Keeping in theme with Cinco de Mayo, our weekly recipe is a
little spicy but definitely delicious! Thank you to our friends at the FoodNetwork for this delicious, Mexican recipe for Chicken Tostados – if you make
this week’s recipe, be sure to share it with us on Facebook and Instagram using
the hashtag #MakeitMexican and #LifeattheCommons
Ingredients
- Vegetable oil for frying
- 6 white corn tortillas
- Kosher salt for sprinkling
- 3 cups cooked shredded chicken
- 1/3 cup freshly squeezed lime juice
- 1/4 cup olive oil
- 1/4 cup chopped fresh coriander ( cilantro)
- Kosher salt and freshly ground black pepper
- 3 ounces Monterey Jack cheese, shredded (about 1/2 cup)
- 1/2 head iceberg lettuce, cored and shredded
- 1 Hass avocado, thinly sliced or guacamole, recipe follows
- 2 cups salsa cruda, recipe follows
- 1/2 cup sour cream
- 1 scallion, thinly sliced
- 12 fresh coriander (cilantro) leaves
Refried Beans
- 2 tablespoons olive oil
- 1/4 medium Spanish onion, finely chopped
- 1 teaspoon ground coriander
- 1 teaspoon ground cumin
- 4 cloves garlic, minced
- One 15-1/2 ounce can pinto beans (with liquid), mashed
- 1/4 teaspoon kosher salt
- Freshly ground black pepper
Salsa Cruda
- 2 ripe tomatoes or 4 plum tomatoes, cored and roughly chopped
- 1/4 medium onion, finely chopped (about 3 tablespoons)

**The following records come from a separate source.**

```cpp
#ifdef LG_GEMM_TIMELINE
static void lg_debug_timeline_state(unsigned long long* buf, int nwg, int slices, int tiles);
#endif
struct PairState {
    int      active = 0;
    int      count = 0;
    bool     second_bkc = false;
    GemmArgs args[3];
    bool     is_s[3] = {false, false, false};
    int64_t  batch[3] = {1, 1, 1};
    int64_t  tiles = 0;
    LossJob  job{};
};
static PairState& pair_state() { static PairState p; return p; }

static void pair_launch_single(const GemmArgs& g, bool is_s) {
    dim3 grid(g.nwg), block(256);
    constexpr int PD = kSmallTilePrefetch;
    if (!is_s) hipLaunchKernelGGL((sgemm_mfma<64, 64, 32, 2, 2, false, false, true, true, PD, 1>), grid, block, 0, rt().stream, g);
    else if (pair_state().second_bkc) hipLaunchKernelGGL((sgemm_mfma<64, 64, 32, 2, 2, true, true, true, true, PD, 1>), grid, block, 0, rt().stream, g);
    else           hipLaunchKernelGGL((sgemm_mfma<64, 64, 32, 2, 2, true, false, true, true, PD, 1>), grid, block, 0, rt().stream, g);
}

static int pair_retune(GemmArgs& g, int64_t others_nwg) {
    const int64_t tiles = int64_t(g.tiles_m) * g.tiles_n;
    static const char* pair_slices_env = getenv("LG_GEMM_PAIR_SLICES");
    if (pair_slices_env || g.nwg != tiles * g.k_slices || g.seg_k || tiles >= 256 || g.K < 128) return LG_OK;
    constexpr int BK = 32, BM = 64, BN = 64;
    const double cus = rt().compute_units > 0 ? rt().compute_units : 256;
    const int64_t k_tiles = (g.K + BK - 1) / BK;
    int64_t best_sl = g.k_slices;
    double best = 1e30;
    for (int64_t sl = 1; sl <= 64 && (sl == 1 || sl * 2 <= k_tiles); ++sl) {
        const double per_cu = double(tiles * sl + others_nwg) / cus;
        const double c = per_cu > 1.0 ? double(int64_t(per_cu + 0.999)) : 1.0;
        const double cost = double((k_tiles + sl - 1) / sl) * (c <= 1.0 ? 0.68 : 0.43 * c + 0.17) + (sl > 1 ? 1.8 + 0.85 * double(sl) : 0.0);
        if (cost < best) { best = cost; best_sl = sl; }
    }
    int64_t k_per_slice = ((g.K + best_sl - 1) / best_sl + BK - 1) / BK * BK;
    best_sl = (g.K + k_per_slice - 1) / k_per_slice;
    if (best_sl == g.k_slices) return LG_OK;
    if (g.W) { const int rc = lg_free(g.W); g.W = nullptr; if (rc != LG_OK) return rc; }
    g.k_per_slice = k_per_slice;
    g.k_slices = int(best_sl);
    g.nwg = int(tiles * best_sl);
    g.div_slices = make_fastdiv(best_sl);
    if (best_sl > 1) {
        const int rc = lg_malloc(reinterpret_cast<void**>(&g.W), size_t(tiles * best_sl) * BM * BN * sizeof(float));
        if (rc != LG_OK) return rc;
    }
    return LG_OK;
}

static int pair_flush(bool keep_collecting) {
    PairState& P = pair_state();
    int rc = LG_OK;
    bool job_done = false;
    if (P.count == 3) {
        rc = pair_retune(P.args[1], int64_t(P.args[0].nwg) + P.args[2].nwg);
        if (rc != LG_OK) { P.count = 0; return rc; }
        PairFirsts firsts;
        firsts.w[0] = P.args[0];
        firsts.w[1] = P.args[1];
        const int spare = P.job.loss ? 1 : 0;
        hipLaunchKernelGGL((sgemm_triple_wgrad2_xgrad<kSmallTilePrefetch>), dim3(P.args[0].nwg + P.args[1].nwg + P.args[2].nwg + spare), dim3(256), 0,
                           rt().stream, firsts, P.args[2], P.job);
        job_done = true;
    } else if (P.count == 2 && P.is_s[1]) {
        rc = pair_retune(P.args[0], P.args[1].nwg);
        if (rc != LG_OK) { P.count = 0; return rc; }
#ifdef LG_GEMM_TIMELINE
        if (P.args[0].tl) {
            (void)hipMemsetAsync(P.args[0].tl, 0, size_t(P.args[0].nwg + P.args[1].nwg) * 64, rt().stream);
            lg_debug_timeline_state(P.args[0].tl, P.args[0].nwg + P.args[1].nwg, P.args[0].k_slices * 100 + P.args[1].k_slices, P.args[0].nwg);
        }
#endif
        if (P.second_bkc)
            hipLaunchKernelGGL((sgemm_pair_wgrad_xgrad<kSmallTilePrefetch, true>), dim3(P.args[0].nwg + P.args[1].nwg), dim3(256), 0, rt().stream,
                               P.args[0], P.args[1]);
        else
            hipLaunchKernelGGL((sgemm_pair_wgrad_xgrad<kSmallTilePrefetch, false>), dim3(P.args[0].nwg + P.args[1].nwg), dim3(256), 0, rt().stream,
                               P.args[0], P.args[1]);
    } else {
        for (int i = 0; i < P.count; ++i) pair_launch_single(P.args[i], P.is_s[i]);
    }
    for (int i = 0; i < P.count; ++i)
        if (P.args[i].W) { const int r = lg_free(P.args[i].W); if (r != LG_OK) rc = r; }
    P.count = 0;
    P.tiles = 0;
    if (job_done) P.job = LossJob{};
    if (!keep_collecting && P.active) P.active = 2;
    return rc;
}

struct WriteSpan { uintptr_t lo, hi; };
static WriteSpan product_c_span(const GemmArgs& g, int64_t batch) {
    const int64_t outer = batch / g.batch_inner;
    int64_t lo = 0, hi = (g.M - 1) * g.ldc + g.N;
    const int64_t reach[2] = {(outer - 1) * g.sC, int64_t(g.batch_inner - 1) * g.sC2};
    for (int64_t r : reach) { if (r < 0) lo += r; else hi += r; }
    const uintptr_t base = reinterpret_cast<uintptr_t>(g.C);
    return WriteSpan{base + uintptr_t(lo * 4), base + uintptr_t(hi * 4)};
}
static bool spans_meet(WriteSpan a, WriteSpan b) { return a.lo < b.hi && b.lo < a.hi; }
static bool products_write_alike(const GemmArgs& a, int64_t batch_a, const GemmArgs& b, int64_t batch_b) {
    const WriteSpan none{0, 0};
    const WriteSpan ca = product_c_span(a, batch_a), cb = product_c_span(b, batch_b);
    const WriteSpan ra = a.rowsum ? WriteSpan{reinterpret_cast<uintptr_t>(a.rowsum), reinterpret_cast<uintptr_t>(a.rowsum + a.M)} : none;
    const WriteSpan rb = b.rowsum ? WriteSpan{reinterpret_cast<uintptr_t>(b.rowsum), reinterpret_cast<uintptr_t>(b.rowsum + b.M)} : none;
    return spans_meet(ca, cb) || spans_meet(ca, rb) || spans_meet(ra, cb) || spans_meet(ra, rb);
}

static bool pair_try_defer(GemmArgs& g, bool akc, bool bkc, bool va, bool vb, int64_t batch) {
    PairState& P = pair_state();
    if (P.active != 1) return false;
    const int slot = P.count;
    for (int i = 0; i < slot; ++i)
        if (products_write_alike(P.args[i], P.batch[i], g, batch)) return false;
    const bool f_form = !akc && !bkc, s_form = akc;
    bool fits = slot < 3 && va && vb && batch >= 1;
    if (slot == 0)      fits = fits && f_form;
    else if (slot == 1) fits = fits && !P.is_s[0] && (f_form || s_form);
    else                fits = fits && !P.is_s[1] && s_form && !bkc && batch == 1 && !g.relu_a && !g.relu_b;
    if (slot == 1 && f_form) fits = fits && batch == 1 && P.args[0].nwg == int64_t(P.args[0].tiles_m) * P.args[0].tiles_n * P.args[0].k_slices;
    const int64_t tiles = int64_t(g.tiles_m) * g.tiles_n * batch;
    if (!fits || P.tiles + tiles > rt().n_tickets) return false;
    g.tickets = rt().tickets + P.tiles;
    P.tiles += tiles;
    if (s_form) P.second_bkc = bkc;
    P.is_s[slot] = s_form;
    P.args[slot] = g;
    P.batch[slot] = batch;
    P.count = slot + 1;
    return true;
}

constexpr int kGroupTiles = 1024;
struct GroupState {
    int       active = 0;
    int       count = 0;
    int64_t   tiles = 0;
    GemmArgs  queued[kGroupMax];
    GemmGroup grp;
};
static GroupState& group_state() { static GroupState s; return s; }

static int group_flush() {
    GroupState& G = group_state();
    if (G.count == 0) {
        if (G.grp.cs_wgs > 0) {
            const int64_t shape[2] = {G.grp.cs_rows, G.grp.cs_cols}, strides[2] = {G.grp.cs_ld, 1};
            G.grp.cs_wgs = 0;
            return lg_reduce_acc(LG_RED_SUM, 2, shape, G.grp.cs_in, strides, 1u, G.grp.cs_out, G.grp.cs_accumulate);
        }
        return LG_OK;
    }
    int rc = LG_OK;
    if (G.count == 1 && G.grp.cs_wgs == 0) {
        pair_launch_single(G.queued[0], 0);
    } else {
        GemmArgs sorted[kGroupMax];
        int n = 0;
        for (int pass = 0; pass < 2; ++pass)
            for (int i = 0; i < G.count; ++i)
                if ((G.queued[i].nwg > 256) == (pass == 1)) sorted[n++] = G.queued[i];
// ... 568 lines not shown
```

- 1/4 jalapeno, seeded and minced
- 2 tablespoons chopped fresh coriander (cilantro)
- 1 teaspoon kosher salt
- Freshly ground black pepper
Directions
To make the tortillas: Pour the oil for frying into a large
heavy-bottomed pot to a depth of about 2 inches. Place over medium heat and
heat to 375 degrees F.
Add the tortillas, one at a time, and fry until golden
brown and crispy, about 1 1/2 minutes. Using tongs, transfer to a paper
towel-lined pan and sprinkle with salt. Set aside.
To make the chicken: In a small bowl, mix together the
chicken, lime juice, oil, coriander, and salt and season with pepper to taste.
Cover with plastic wrap and set aside.
To assemble the tostadas: Preheat the broiler. Spread the
beans evenly over one side of each tortilla and sprinkle with some of the
cheese. Transfer to a baking sheet and broil until the cheese is lightly
browned and melted, about 30 seconds. Divide the tortillas among 6 plates.
Evenly mound the chicken on each tortilla and top with the
lettuce. Top each tostada with avocado, salsa, and a dollop of sour cream.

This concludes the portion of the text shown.